═════ ENTRIES SUPPLIED

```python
class GemmEpi(C.Structure):
    _fields_ = [("bias", c_p), ("residual", c_p), ("layer_scale", c_p), ("ld_residual", c_i), ("residual_f32", c_i),
                ("act", c_i), ("glu", c_i), ("out_f32", c_i), ("out_scale", c_f),
                ("norm_w", c_p), ("norm_out", c_p), ("ld_norm_out", c_i), ("norm_style", c_i), ("norm_w_offset", c_f),
                ("norm_eps", c_f), ("norm_b", c_p), ("w8", c_p), ("w8_scale", c_p), ("a8", c_p), ("a8_scale", c_p), ("ld_a8", c_i), ("ld_norm_out8", c_i),
                ("norm_out8", c_p), ("norm_out8_scale", c_p),
                ("a8_mx", c_p), ("out8", c_p), ("out8_mx", c_p), ("ld_out8", c_i), ("w8_klinear", c_i)]


class KvSegment(C.Structure):
    _fields_ = [("k", c_p), ("vt", c_p),
                ("k_slot_stride", c_ll), ("k_t_stride", c_ll), ("k_h_stride", c_ll),
                ("vt_slot_stride", c_ll), ("vt_h_stride", c_ll), ("vt_d_stride", c_ll),
                ("slot_of_batch", c_p), ("len_of_batch", c_p), ("vis_len", c_p),
                ("len", c_i), ("mask_mode", c_i), ("causal_offset", c_i), ("_pad", c_i)]


class AttnArgs(C.Structure):
    _fields_ = [("q", c_p), ("out", c_p),
                ("q_b_stride", c_ll), ("q_t_stride", c_ll), ("q_h_stride", c_ll),
                ("o_b_stride", c_ll), ("o_t_stride", c_ll), ("o_h_stride", c_ll),
                ("B", c_i), ("Tq", c_i), ("Hq", c_i), ("Hkv", c_i), ("D", c_i), ("scale", c_f),
                ("n_seg", c_i), ("_pad", c_i), ("seg", KvSegment * 3),
                ("state_in_o", c_p), ("state_in_ml", c_p), ("state_out_o", c_p), ("state_out_ml", c_p),
                ("out8", c_p), ("out8_mx", c_p), ("out8_rows", c_i), ("_pad2", c_i)]


class DecodeAttnArgs(C.Structure):
    _fields_ = [("qkv", c_p), ("ld_qkv", c_i), ("n_splits", c_i), ("partial", c_p), ("bias", c_p),
                ("N", c_i), ("H", c_i), ("D", c_i), ("scale", c_f),
                ("positions", c_p), ("cos_table", c_p), ("sin_table", c_p), ("n_pos", c_i), ("rope_mode", c_i),
                ("seg", KvSegment * 3), ("write_t", c_i), ("_pad", c_i), ("out", c_p), ("out_row_stride", c_ll)]


class OwnAttnArgs(C.Structure):
    _fields_ = [("qkv", c_p), ("ld_qkv", c_i), ("N", c_i), ("H", c_i), ("D", c_i), ("scale", c_f),
                ("positions", c_p), ("cos_table", c_p), ("sin_table", c_p), ("n_pos", c_i), ("rope_mode", c_i),
                ("k", c_p), ("v", c_p), ("k_scale", c_p), ("v_scale", c_p), ("fp8", c_i), ("t_cap", c_i),
                ("slot_stride", c_ll), ("slot_of_batch", c_p), ("write_t", c_i), ("_pad", c_i),
                ("state_o", c_p), ("state_ml", c_p)]


class RopeArgs(C.Structure):
    _fields_ = [("qkv", c_p), ("ld_qkv", c_i),
                ("B", c_i), ("T", c_i), ("Hq", c_i), ("Hkv", c_i), ("D", c_i),
                ("positions", c_p), ("cos_table", c_p), ("sin_table", c_p), ("n_pos", c_i),
                ("rope_mode", c_i),
                ("k_cache", c_p), ("k_slot_stride", c_ll), ("k_t_stride", c_ll), ("k_h_stride", c_ll),
# ... 297 lines not shown
```

### cover_vla_amd/csrc/attention.hip

```cpp
#include <stdlib.h>
#include <string.h>
#include "common.h"
#include "kernels.h"

struct SegDev {
    const bf16_t* k;
    const bf16_t* vt;
    long long k_slot, k_t, k_h, vt_slot, vt_h, vt_d;
    const int* slot_of_batch;
    const int* len_of_batch;
    const int* vis_len;
    int len, mode, causal_off;
};
struct AttnDev {
    const bf16_t* q;
    bf16_t* out;
    long long q_b, q_t, q_h, o_b, o_t, o_h;
    int B, Tq, Hq, Hkv, G, R;
    float scale_log2e;
    int n_seg;
    SegDev seg[3];
    const float* si_o; const float* si_ml;
    float* so_o; float* so_ml;
    uint8_t* o8; uint8_t* o8mx; int o8_rows;
    bool shared;
};

#ifdef COVER_AT_DEBUG
__device__ unsigned long long g_at_dbg[512 * 8];
extern "C" int cover_at_debug(unsigned long long* out) { return (int)hipMemcpyFromSymbol(out, HIP_SYMBOL(g_at_dbg), sizeof(g_at_dbg)); }
#define ATT(slot) do { if (threadIdx.x == 0) g_at_dbg[(((blockIdx.z * gridDim.y + blockIdx.y) * gridDim.x + blockIdx.x) & 511) * 8 + (slot)] = wall_clock64(); } while (0)
#else
#define ATT(slot) do { } while (0)
#endif
template <int D, bool KSPLIT, int NWS = 4, bool MXO = false>
__device__ __forceinline__ void attn_body(const AttnDev& a, int bx, int kvh, int b) {
    ATT(0);
    constexpr int KS = D / 32;
    constexpr int DB = D / 16;
    static_assert(!MXO || (KSPLIT && DB == 2 * NWS), "block-scaled output: two adjacent d blocks per wave");
    extern __shared__ __attribute__((aligned(16))) char smem[];
    const int lane = threadIdx.x & 63;
    const int w = __builtin_amdgcn_readfirstlane(threadIdx.x >> 6);
    const int nw = KSPLIT ? NWS : (int)(blockDim.x >> 6);
    const int tile = KSPLIT ? bx : bx * nw + w;
    const int r = lane & 15, g = lane >> 4;

    const int qi = tile * 16 + r;
    const bool q_ok = qi < a.R;
    const int qc = q_ok ? qi : 0;
    const int t = qc / a.G, gh = qc - t * a.G;
    const int h = kvh * a.G + gh;
    if (!KSPLIT && tile * 16 >= a.R) return;

    bf16x8 qf[KS];
    {
        const bf16_t* qp = a.q + (long long)b * a.q_b + (long long)t * a.q_t + (long long)h * a.q_h + g * 8;
#pragma unroll
        for (int ks = 0; ks < KS; ++ks) qf[ks] = as_bf16x8(*(const uint4*)(qp + ks * 32));
    }

#ifdef COVER_AT_DEBUG
    asm volatile("s_waitcnt vmcnt(0)" ::: "memory");
    ATT(1);
#endif
    float m_run = -INFINITY, l_run = 0.f;
    f32x4 oacc[DB];
#pragma unroll
    for (int db = 0; db < DB; ++db) oacc[db] = (f32x4){0.f, 0.f, 0.f, 0.f};
    const long long srow = ((long long)b * a.Tq + t) * a.Hq + h;
    if (a.si_o && q_ok && (!KSPLIT || w == 0)) {
        m_run = a.si_ml[srow * 2];
        l_run = a.si_ml[srow * 2 + 1];
        const float* so = a.si_o + srow * D + 4 * g;
#pragma unroll
        for (int db = 0; db < DB; ++db) {
            const float4 v = *(const float4*)(so + db * 16);
            oacc[db] = (f32x4){v.x * l_run, v.y * l_run, v.z * l_run, v.w * l_run};
        }
    }

    int t_hi = (tile * 16 + 15) / a.G;
    t_hi = t_hi < a.Tq ? t_hi : a.Tq - 1;

    int tile_counter = 0;
    for (int si = 0; si < a.n_seg; ++si) {
        const SegDev& sg = a.seg[si];
        const int slot = sg.slot_of_batch ? sg.slot_of_batch[b] : b;
        const int len = sg.len_of_batch ? sg.len_of_batch[b] : sg.len;
        int kend = len;
        if (sg.mode == COVER_MASK_CAUSAL) kend = min(kend, t_hi + sg.causal_off + 1);
        int vis = len;
        if (sg.mode == COVER_MASK_CAUSAL) vis = min(len, t + sg.causal_off + 1);
        else if (sg.mode == COVER_MASK_VISLEN) vis = min(len, sg.vis_len[t]);
        const bf16_t* kb = sg.k + (long long)slot * sg.k_slot + (long long)kvh * sg.k_h + g * 8;
        const bf16_t* vb = sg.vt + (long long)slot * sg.vt_slot + (long long)kvh * sg.vt_h + (long long)r * sg.vt_d + g * 8;

        for (int t0 = 0; t0 < kend; t0 += 32, ++tile_counter) {
            if (KSPLIT && (tile_counter & (nw - 1)) != w) continue;
            int key0 = t0 + 8 * (r >> 2) + (r & 3);
            int key1 = key0 + 4;
            key0 = key0 < len ? key0 : len - 1;
            key1 = key1 < len ? key1 : len - 1;
            const bf16_t* k0p = kb + (long long)key0 * sg.k_t;
            const bf16_t* k1p = kb + (long long)key1 * sg.k_t;
            const bf16_t* vp = vb + t0;
            uint4 kr0[KS], kr1[KS];
#pragma unroll
            for (int ks = 0; ks < KS; ++ks) {
                kr0[ks] = *(const uint4*)(k0p + ks * 32);
                kr1[ks] = *(const uint4*)(k1p + ks * 32);
            }
            constexpr bool V_EARLY = (D <= 128) || KSPLIT;
            uint4 vr[V_EARLY ? DB : 1];
            if (V_EARLY) {
#pragma unroll
                for (int db = 0; db < DB; ++db) vr[db] = *(const uint4*)(vp + (long long)(db * 16) * sg.vt_d);
            }
#ifdef COVER_AT_DEBUG
            if (tile_counter == 0) { asm volatile("s_waitcnt vmcnt(0)" ::: "memory"); ATT(2); }
#endif
            f32x4 s0 = (f32x4){0.f, 0.f, 0.f, 0.f}, s1 = s0;
#pragma unroll
            for (int ks = 0; ks < KS; ++ks) {
                s0 = __builtin_amdgcn_mfma_f32_16x16x32_bf16(as_bf16x8(kr0[ks]), qf[ks], s0, 0, 0, 0);
                s1 = __builtin_amdgcn_mfma_f32_16x16x32_bf16(as_bf16x8(kr1[ks]), qf[ks], s1, 0, 0, 0);
            }
            float sc[8];
            float tmax = -INFINITY;
#pragma unroll
            for (int e = 0; e < 8; ++e) {
                const float v = (e < 4 ? s0[e] : s1[e - 4]) * a.scale_log2e;
                const int key = t0 + 8 * g + e;
                sc[e] = (key < vis) ? v : -INFINITY;
                tmax = fmaxf(tmax, sc[e]);
            }
            tmax = fmaxf(tmax, __shfl_xor(tmax, 16));
            tmax = fmaxf(tmax, __shfl_xor(tmax, 32));
            const float m_new = fmaxf(m_run, tmax);
            float alpha = 1.f, psum = 0.f;
            float p[8];
            if (m_new == -INFINITY) {
#pragma unroll
                for (int e = 0; e < 8; ++e) p[e] = 0.f;
            } else {
                alpha = exp2f(m_run - m_new);
#pragma unroll
                for (int e = 0; e < 8; ++e) {
                    p[e] = exp2f(sc[e] - m_new);
                    psum += p[e];
                }
            }
            psum += __shfl_xor(psum, 16);
            psum += __shfl_xor(psum, 32);
            l_run = l_run * alpha + psum;
            m_run = m_new;
            uint4 pp;
            pp.x = pack_bf2(p[0], p[1]);
            pp.y = pack_bf2(p[2], p[3]);
            pp.z = pack_bf2(p[4], p[5]);
            pp.w = pack_bf2(p[6], p[7]);
            const bf16x8 pf = as_bf16x8(pp);
#pragma unroll
            for (int db = 0; db < DB; ++db) {
                const bf16x8 vf = as_bf16x8(V_EARLY ? vr[V_EARLY ? db : 0] : *(const uint4*)(vp + (long long)(db * 16) * sg.vt_d));
                f32x4 o = oacc[db];
                o[0] *= alpha; o[1] *= alpha; o[2] *= alpha; o[3] *= alpha;
                oacc[db] = __builtin_amdgcn_mfma_f32_16x16x32_bf16(vf, pf, o, 0, 0, 0);
            }
        }
    }

    ATT(3);
    int db_first = 0, db_step = 1;
    if (KSPLIT) {
        float* so = (float*)smem;
        constexpr int OW = DB * 4 * 64;
        float* sm = so + NWS * OW;
        float* sl = sm + NWS * 16;
#pragma unroll
        for (int db = 0; db < DB; ++db)
#pragma unroll
            for (int e = 0; e < 4; ++e) so[w * OW + (db * 4 + e) * 64 + lane] = oacc[db][e];
        if (g == 0) {
            sm[w * 16 + r] = m_run;
            sl[w * 16 + r] = l_run;
        }
        __syncthreads();
        float mi[NWS], li[NWS], f[NWS];
#pragma unroll
        for (int i = 0; i < NWS; ++i) {
            mi[i] = sm[i * 16 + r];
            li[i] = sl[i * 16 + r];
        }
        float mx = -INFINITY;
#pragma unroll
        for (int i = 0; i < NWS; ++i) mx = fmaxf(mx, mi[i]);
        float lt = 0.f;
// ... 315 lines not shown
            const float is = 1.0f / scl;
            const int col = h * (int)a.o_h + 32 * j;
#pragma unroll
            for (int k = 0; k < 2; ++k) {
                int pk = __builtin_amdgcn_cvt_pk_fp8_f32(v[k * 4] * is, v[k * 4 + 1] * is, 0, false);
                pk = __builtin_amdgcn_cvt_pk_fp8_f32(v[k * 4 + 2] * is, v[k * 4 + 3] * is, pk, true);
                *(uint32_t*)(a.o8 + ro + col + k * 16 + 4 * g) = (uint32_t)pk;
            }
            if (g == 0) a.o8mx[((size_t)(col >> 7) * a.o8_rows + (size_t)(ro / a.o_t)) * 4 + ((col >> 5) & 3)] = (uint8_t)((__builtin_bit_cast(uint32_t, scl) >> 23) & 0xffu);
        }
        ATT(5);
        return;
    }
    if (a.so_o) {
        if (g == 0) {
            a.so_ml[srow * 2] = m_run;
            a.so_ml[srow * 2 + 1] = l_run;
        }
        float* so = a.so_o + srow * D + 4 * g;
#pragma unroll
        for (int db = 0; db < DB; ++db) *(float4*)(so + db * 16) = make_float4(oacc[db][0] * inv, oacc[db][1] * inv, oacc[db][2] * inv, oacc[db][3] * inv);
        return;
    }
    bf16_t* op = a.out + (long long)b * a.o_b + (long long)t * a.o_t + (long long)h * a.o_h + 4 * g;
#pragma unroll
    for (int db = 0; db < DB; ++db) {
        uint2 v;
        v.x = pack_bf2(oacc[db][0] * inv, oacc[db][1] * inv);
        v.y = pack_bf2(oacc[db][2] * inv, oacc[db][3] * inv);
        *(uint2*)(op + db * 16) = v;
    }
    ATT(5);
}
template <int D, bool KSPLIT, int NWS = 4, bool MXO = false>
__global__ __launch_bounds__((KSPLIT && D > 128) ? 64 * NWS : 512) void attn_kernel(AttnDev a) {
    attn_body<D, KSPLIT, NWS, MXO>(a, blockIdx.x, blockIdx.y, blockIdx.z);
}
template <int D>
__global__ __launch_bounds__(512) void attn_kernel_dual(AttnDev a0, AttnDev a1, int tiles0, int n0, int tiles1) {
    int idx = blockIdx.x;
    if (idx < n0) {
        attn_body<D, true>(a0, idx % tiles0, blockIdx.y, idx / tiles0);
    } else {
        idx -= n0;
        attn_body<D, true>(a1, idx % tiles1, blockIdx.y, idx / tiles1);
    }
}

struct AttnEnv {
    bool shared_off, pair_off, has_ks_max;
    long long ks_max, nw8_max;
};
static const AttnEnv& attn_env() {
    static const AttnEnv e = [] {
        AttnEnv v;
        const char* sh = getenv("COVER_ATTN_SHARED");
        const char* pr = getenv("COVER_ATTN_PAIR");
        const char* mx = getenv("COVER_ATTN_KSPLIT_MAX");
        const char* n8 = getenv("COVER_ATTN_NW8_MAX");
        v.shared_off = sh && sh[0] == '0';
        v.pair_off = pr && pr[0] == '0';
        v.has_ks_max = mx != nullptr;
        v.ks_max = mx ? atoll(mx) : 1023;
        v.nw8_max = n8 ? atoll(n8) : 0;
        return v;
    }();
    return e;
}
static long long attn_qtiles(const cover_attn_args* x) {
    const int G = x->Hq / x->Hkv;
    return (long long)((x->Tq * G + 15) / 16) * x->Hkv * x->B;
}
static long long attn_ks_max(const cover_attn_args* x) {
    const AttnEnv& e = attn_env();
    return (x->state_in_o != nullptr && !e.has_ks_max && x->D <= 128) ? 4095 : e.ks_max;
}
static bool attn_shared_ok(const cover_attn_args* x) {
    if (attn_env().shared_off) return false;
    if (x->D != 128 || x->Hq != x->Hkv || x->Tq < 48 || x->n_seg < 1 || x->n_seg > 3) return false;
    for (int i = 0; i < x->n_seg; ++i)
        if (x->seg[i].mask_mode != COVER_MASK_LEN) return false;
    return (long long)((x->Tq + 63) / 64) * x->Hq * x->B >= 128;
}

bool attention_mx_ok(const cover_attn_args* x) {
    if (x->D != 128 || x->Hq != x->Hkv || x->Hkv <= 0 || x->state_out_o != nullptr || x->B <= 0 || x->Tq <= 0) return false;
    if (x->o_h_stride != 128 || x->o_t_stride != (long long)x->Hq * 128 || (x->o_b_stride % x->o_t_stride) != 0) return false;
    return attn_qtiles(x) <= attn_ks_max(x) || attn_shared_ok(x);
}

struct AttnPlan {
    int form, mxo, nw;
    dim3 grid;
    size_t lds;
};
static hipError_t attn_decide(const cover_attn_args* x, AttnPlan& p) {
    p.form = -1; p.mxo = 0; p.nw = 0; p.grid = dim3(0, 0, 0); p.lds = 0;
    const int G = x->Hq / x->Hkv, R = x->Tq * G;
    if (x->B <= 0 || R <= 0) return hipSuccess;
    const int D = x->D;
    if (D != 64 && D != 96 && D != 128 && D != 256) return hipErrorInvalidValue;
    const bool o8 = x->out8 != nullptr && x->out8_mx != nullptr;
    const int tiles = (R + 15) / 16;
    const long long qtiles = (long long)tiles * x->Hkv * x->B;
    const long long ks_max = attn_ks_max(x);
    p.mxo = o8 ? 1 : 0;
    if (attn_shared_ok(x)) {
        p.form = 3; p.nw = 4;
        p.grid = dim3((x->Tq + 63) / 64, x->Hq, x->B);
        return hipSuccess;
    }
    if (o8) {
        if (D != 128 || qtiles > ks_max) return hipErrorInvalidValue;
        p.form = 1; p.nw = 4;
    } else if (qtiles <= ks_max) {
        p.nw = (qtiles <= attn_env().nw8_max && D <= 128) ? 8 : 4;
        p.form = p.nw == 8 ? 2 : 1;
    } else {
        p.form = 0;
        p.nw = tiles >= 4 ? 4 : tiles;
        p.grid = dim3((tiles + p.nw - 1) / p.nw, x->Hkv, x->B);
        return hipSuccess;
    }
    p.grid = dim3(tiles, x->Hkv, x->B);
    p.lds = (size_t)(p.nw * (D / 16) * 4 * 64 + 2 * p.nw * 16) * sizeof(float);
    return hipSuccess;
}
static bool attn_pair_dual(const cover_attn_args* x0, const cover_attn_args* x1) {
    const AttnEnv& e = attn_env();
    const bool o8 = (x0->out8 && x0->out8_mx) || (x1->out8 && x1->out8_mx);
    return x0->D == x1->D && x0->Hkv == x1->Hkv && x0->B > 0 && x1->B > 0 && x0->Tq > 0 && x1->Tq > 0 && attn_qtiles(x0) <= e.ks_max &&
           attn_qtiles(x1) <= e.ks_max && (x0->D == 64 || x0->D == 96 || x0->D == 128) && !o8 && !e.pair_off;
}
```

══════════

• _YOUR OBJECTIVE_
The answer must consist of every line from the data that holds the string "hipSuccess".

• _ANSWER BOX_
    if (x->B <= 0 || R <= 0) return hipSuccess;
        return hipSuccess;
        return hipSuccess;
    return hipSuccess;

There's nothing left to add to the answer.